Task prompt: Every line in the data below from the one containing "if (n_steps == 0) load_upstream(0, up);" down to the one containing "a.gw0[b * 3 + cc] = lw;", both included, must be retyped exactly; no other line is to appear.

Stored data entries
------------

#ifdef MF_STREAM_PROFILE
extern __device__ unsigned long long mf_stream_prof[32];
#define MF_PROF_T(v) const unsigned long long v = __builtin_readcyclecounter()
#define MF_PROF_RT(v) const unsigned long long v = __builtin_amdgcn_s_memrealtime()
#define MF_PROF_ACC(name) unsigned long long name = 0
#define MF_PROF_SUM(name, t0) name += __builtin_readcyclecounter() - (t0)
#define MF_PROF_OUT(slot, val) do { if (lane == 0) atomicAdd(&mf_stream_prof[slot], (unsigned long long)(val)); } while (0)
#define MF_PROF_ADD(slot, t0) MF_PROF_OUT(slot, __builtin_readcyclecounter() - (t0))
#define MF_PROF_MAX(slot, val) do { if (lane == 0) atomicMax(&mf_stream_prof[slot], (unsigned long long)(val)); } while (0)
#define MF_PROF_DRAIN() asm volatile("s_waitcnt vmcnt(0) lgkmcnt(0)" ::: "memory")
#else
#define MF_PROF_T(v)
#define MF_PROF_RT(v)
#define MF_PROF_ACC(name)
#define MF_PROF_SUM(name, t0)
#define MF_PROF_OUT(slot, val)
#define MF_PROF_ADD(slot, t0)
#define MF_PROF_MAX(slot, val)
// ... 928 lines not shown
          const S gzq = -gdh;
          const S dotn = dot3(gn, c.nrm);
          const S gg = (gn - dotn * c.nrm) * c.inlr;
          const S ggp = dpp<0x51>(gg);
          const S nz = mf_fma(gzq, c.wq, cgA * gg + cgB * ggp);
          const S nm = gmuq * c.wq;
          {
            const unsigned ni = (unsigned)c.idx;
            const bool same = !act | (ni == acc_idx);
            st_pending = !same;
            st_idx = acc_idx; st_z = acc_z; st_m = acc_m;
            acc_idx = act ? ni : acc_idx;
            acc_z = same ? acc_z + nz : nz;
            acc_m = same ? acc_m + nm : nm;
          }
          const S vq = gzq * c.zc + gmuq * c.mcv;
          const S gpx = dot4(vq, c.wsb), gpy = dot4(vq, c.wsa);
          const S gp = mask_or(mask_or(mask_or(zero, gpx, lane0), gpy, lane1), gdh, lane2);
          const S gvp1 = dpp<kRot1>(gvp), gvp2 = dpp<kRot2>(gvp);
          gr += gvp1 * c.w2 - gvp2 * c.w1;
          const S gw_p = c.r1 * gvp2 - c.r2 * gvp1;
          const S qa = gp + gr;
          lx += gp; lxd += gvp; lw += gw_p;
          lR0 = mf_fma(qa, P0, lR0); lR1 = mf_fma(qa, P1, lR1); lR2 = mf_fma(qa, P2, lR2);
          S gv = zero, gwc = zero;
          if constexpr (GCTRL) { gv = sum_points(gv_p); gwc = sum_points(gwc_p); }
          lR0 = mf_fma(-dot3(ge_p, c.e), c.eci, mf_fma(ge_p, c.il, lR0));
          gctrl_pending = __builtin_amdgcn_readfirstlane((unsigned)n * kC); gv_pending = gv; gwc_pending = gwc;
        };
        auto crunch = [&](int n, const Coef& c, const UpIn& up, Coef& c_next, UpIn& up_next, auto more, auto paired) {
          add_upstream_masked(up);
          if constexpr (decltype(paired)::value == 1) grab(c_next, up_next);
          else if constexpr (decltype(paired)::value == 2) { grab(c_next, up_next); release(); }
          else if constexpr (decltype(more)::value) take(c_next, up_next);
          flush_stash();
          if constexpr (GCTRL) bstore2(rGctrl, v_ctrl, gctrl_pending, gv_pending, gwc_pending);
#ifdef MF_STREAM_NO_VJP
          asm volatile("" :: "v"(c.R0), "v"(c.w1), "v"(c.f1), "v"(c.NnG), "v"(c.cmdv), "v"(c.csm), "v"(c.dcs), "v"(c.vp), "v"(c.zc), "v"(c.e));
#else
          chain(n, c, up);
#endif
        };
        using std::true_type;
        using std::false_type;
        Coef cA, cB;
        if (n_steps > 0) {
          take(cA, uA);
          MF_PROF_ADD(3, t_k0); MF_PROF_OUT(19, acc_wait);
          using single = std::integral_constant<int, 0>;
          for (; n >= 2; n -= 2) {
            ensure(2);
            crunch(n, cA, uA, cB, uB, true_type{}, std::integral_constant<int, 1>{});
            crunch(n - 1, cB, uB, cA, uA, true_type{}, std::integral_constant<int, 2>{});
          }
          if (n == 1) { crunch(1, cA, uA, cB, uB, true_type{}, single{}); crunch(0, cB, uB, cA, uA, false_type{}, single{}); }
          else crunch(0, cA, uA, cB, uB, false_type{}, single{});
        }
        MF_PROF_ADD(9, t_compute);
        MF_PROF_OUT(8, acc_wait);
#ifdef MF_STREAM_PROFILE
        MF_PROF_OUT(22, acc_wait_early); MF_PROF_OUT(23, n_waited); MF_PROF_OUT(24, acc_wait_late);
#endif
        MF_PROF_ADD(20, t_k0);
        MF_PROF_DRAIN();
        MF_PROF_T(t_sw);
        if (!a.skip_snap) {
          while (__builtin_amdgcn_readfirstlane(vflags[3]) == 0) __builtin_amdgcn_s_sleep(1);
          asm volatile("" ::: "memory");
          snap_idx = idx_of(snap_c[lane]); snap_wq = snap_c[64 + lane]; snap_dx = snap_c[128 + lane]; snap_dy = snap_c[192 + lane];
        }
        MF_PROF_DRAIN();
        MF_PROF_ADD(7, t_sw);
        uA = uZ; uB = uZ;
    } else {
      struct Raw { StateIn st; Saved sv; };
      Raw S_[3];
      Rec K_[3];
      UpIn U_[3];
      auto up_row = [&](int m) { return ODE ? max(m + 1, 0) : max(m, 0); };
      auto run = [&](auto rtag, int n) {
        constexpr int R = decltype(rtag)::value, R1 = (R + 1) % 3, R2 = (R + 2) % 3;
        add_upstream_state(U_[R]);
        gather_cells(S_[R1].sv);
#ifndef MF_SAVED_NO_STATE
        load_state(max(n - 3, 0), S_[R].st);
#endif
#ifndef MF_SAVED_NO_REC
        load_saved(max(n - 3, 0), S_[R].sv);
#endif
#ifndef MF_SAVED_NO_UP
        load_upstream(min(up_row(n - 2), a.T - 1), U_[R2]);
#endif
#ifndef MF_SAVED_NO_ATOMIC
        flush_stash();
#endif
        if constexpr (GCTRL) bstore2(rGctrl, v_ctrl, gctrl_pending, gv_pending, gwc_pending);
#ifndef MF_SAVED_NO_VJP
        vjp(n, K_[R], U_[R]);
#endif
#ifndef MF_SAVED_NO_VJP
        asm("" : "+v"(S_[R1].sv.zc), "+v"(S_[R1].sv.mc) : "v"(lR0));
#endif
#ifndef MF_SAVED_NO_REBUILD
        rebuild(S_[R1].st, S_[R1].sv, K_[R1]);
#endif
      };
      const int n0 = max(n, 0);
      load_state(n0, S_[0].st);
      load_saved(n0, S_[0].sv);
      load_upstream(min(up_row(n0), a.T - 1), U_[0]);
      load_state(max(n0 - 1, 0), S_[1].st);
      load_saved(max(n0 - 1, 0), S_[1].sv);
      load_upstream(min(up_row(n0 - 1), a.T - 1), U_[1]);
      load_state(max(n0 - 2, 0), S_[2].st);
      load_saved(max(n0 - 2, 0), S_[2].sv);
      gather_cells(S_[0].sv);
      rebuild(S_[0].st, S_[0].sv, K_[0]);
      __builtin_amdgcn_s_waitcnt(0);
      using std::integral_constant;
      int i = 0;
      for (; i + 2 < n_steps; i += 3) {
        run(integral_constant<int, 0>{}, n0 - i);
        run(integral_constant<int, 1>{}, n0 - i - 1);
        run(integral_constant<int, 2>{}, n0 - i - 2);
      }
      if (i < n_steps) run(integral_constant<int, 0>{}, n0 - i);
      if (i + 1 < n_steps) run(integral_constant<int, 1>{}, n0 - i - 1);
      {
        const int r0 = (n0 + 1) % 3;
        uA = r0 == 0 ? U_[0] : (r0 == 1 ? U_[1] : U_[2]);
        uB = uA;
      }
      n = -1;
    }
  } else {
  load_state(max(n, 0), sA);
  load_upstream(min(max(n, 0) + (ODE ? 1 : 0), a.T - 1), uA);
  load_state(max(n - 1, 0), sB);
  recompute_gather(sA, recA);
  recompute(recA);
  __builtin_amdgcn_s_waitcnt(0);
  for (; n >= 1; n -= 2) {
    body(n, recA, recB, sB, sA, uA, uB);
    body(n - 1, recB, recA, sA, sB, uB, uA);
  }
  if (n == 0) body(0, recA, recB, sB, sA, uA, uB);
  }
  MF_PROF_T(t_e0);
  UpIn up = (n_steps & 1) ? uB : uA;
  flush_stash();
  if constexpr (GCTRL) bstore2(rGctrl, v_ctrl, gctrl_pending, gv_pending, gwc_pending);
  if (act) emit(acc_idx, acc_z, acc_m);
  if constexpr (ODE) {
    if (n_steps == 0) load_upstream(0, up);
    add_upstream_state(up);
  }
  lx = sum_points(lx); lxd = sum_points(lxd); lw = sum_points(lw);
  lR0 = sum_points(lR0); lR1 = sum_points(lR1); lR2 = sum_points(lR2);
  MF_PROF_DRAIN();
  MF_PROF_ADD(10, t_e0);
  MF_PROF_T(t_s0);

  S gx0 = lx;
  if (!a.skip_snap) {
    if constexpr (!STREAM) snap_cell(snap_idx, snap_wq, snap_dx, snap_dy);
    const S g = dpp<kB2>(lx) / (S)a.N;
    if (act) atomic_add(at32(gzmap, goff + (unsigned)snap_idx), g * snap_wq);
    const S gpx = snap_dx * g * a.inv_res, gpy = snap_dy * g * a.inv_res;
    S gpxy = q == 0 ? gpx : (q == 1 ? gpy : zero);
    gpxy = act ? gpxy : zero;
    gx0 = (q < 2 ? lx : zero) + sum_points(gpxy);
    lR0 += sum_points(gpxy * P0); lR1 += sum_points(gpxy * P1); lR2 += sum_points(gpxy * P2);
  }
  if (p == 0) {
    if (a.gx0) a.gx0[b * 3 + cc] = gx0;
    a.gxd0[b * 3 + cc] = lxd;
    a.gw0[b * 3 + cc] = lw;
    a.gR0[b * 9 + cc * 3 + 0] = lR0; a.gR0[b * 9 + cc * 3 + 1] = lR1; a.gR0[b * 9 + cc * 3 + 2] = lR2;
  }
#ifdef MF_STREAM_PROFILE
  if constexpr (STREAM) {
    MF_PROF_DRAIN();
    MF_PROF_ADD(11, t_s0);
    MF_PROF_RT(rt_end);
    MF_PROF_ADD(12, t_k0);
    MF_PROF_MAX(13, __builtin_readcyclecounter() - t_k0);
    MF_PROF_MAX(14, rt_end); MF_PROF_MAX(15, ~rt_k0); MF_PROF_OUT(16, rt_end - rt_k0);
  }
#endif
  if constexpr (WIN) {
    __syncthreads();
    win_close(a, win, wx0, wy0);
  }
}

------------

Result of this exercise:
    if (n_steps == 0) load_upstream(0, up);
    add_upstream_state(up);
  }
  lx = sum_points(lx); lxd = sum_points(lxd); lw = sum_points(lw);
  lR0 = sum_points(lR0); lR1 = sum_points(lR1); lR2 = sum_points(lR2);
  MF_PROF_DRAIN();
  MF_PROF_ADD(10, t_e0);
  MF_PROF_T(t_s0);

  S gx0 = lx;
  if (!a.skip_snap) {
    if constexpr (!STREAM) snap_cell(snap_idx, snap_wq, snap_dx, snap_dy);
    const S g = dpp<kB2>(lx) / (S)a.N;
    if (act) atomic_add(at32(gzmap, goff + (unsigned)snap_idx), g * snap_wq);
    const S gpx = snap_dx * g * a.inv_res, gpy = snap_dy * g * a.inv_res;
    S gpxy = q == 0 ? gpx : (q == 1 ? gpy : zero);
    gpxy = act ? gpxy : zero;
    gx0 = (q < 2 ? lx : zero) + sum_points(gpxy);
    lR0 += sum_points(gpxy * P0); lR1 += sum_points(gpxy * P1); lR2 += sum_points(gpxy * P2);
  }
  if (p == 0) {
    if (a.gx0) a.gx0[b * 3 + cc] = gx0;
    a.gxd0[b * 3 + cc] = lxd;
    a.gw0[b * 3 + cc] = lw;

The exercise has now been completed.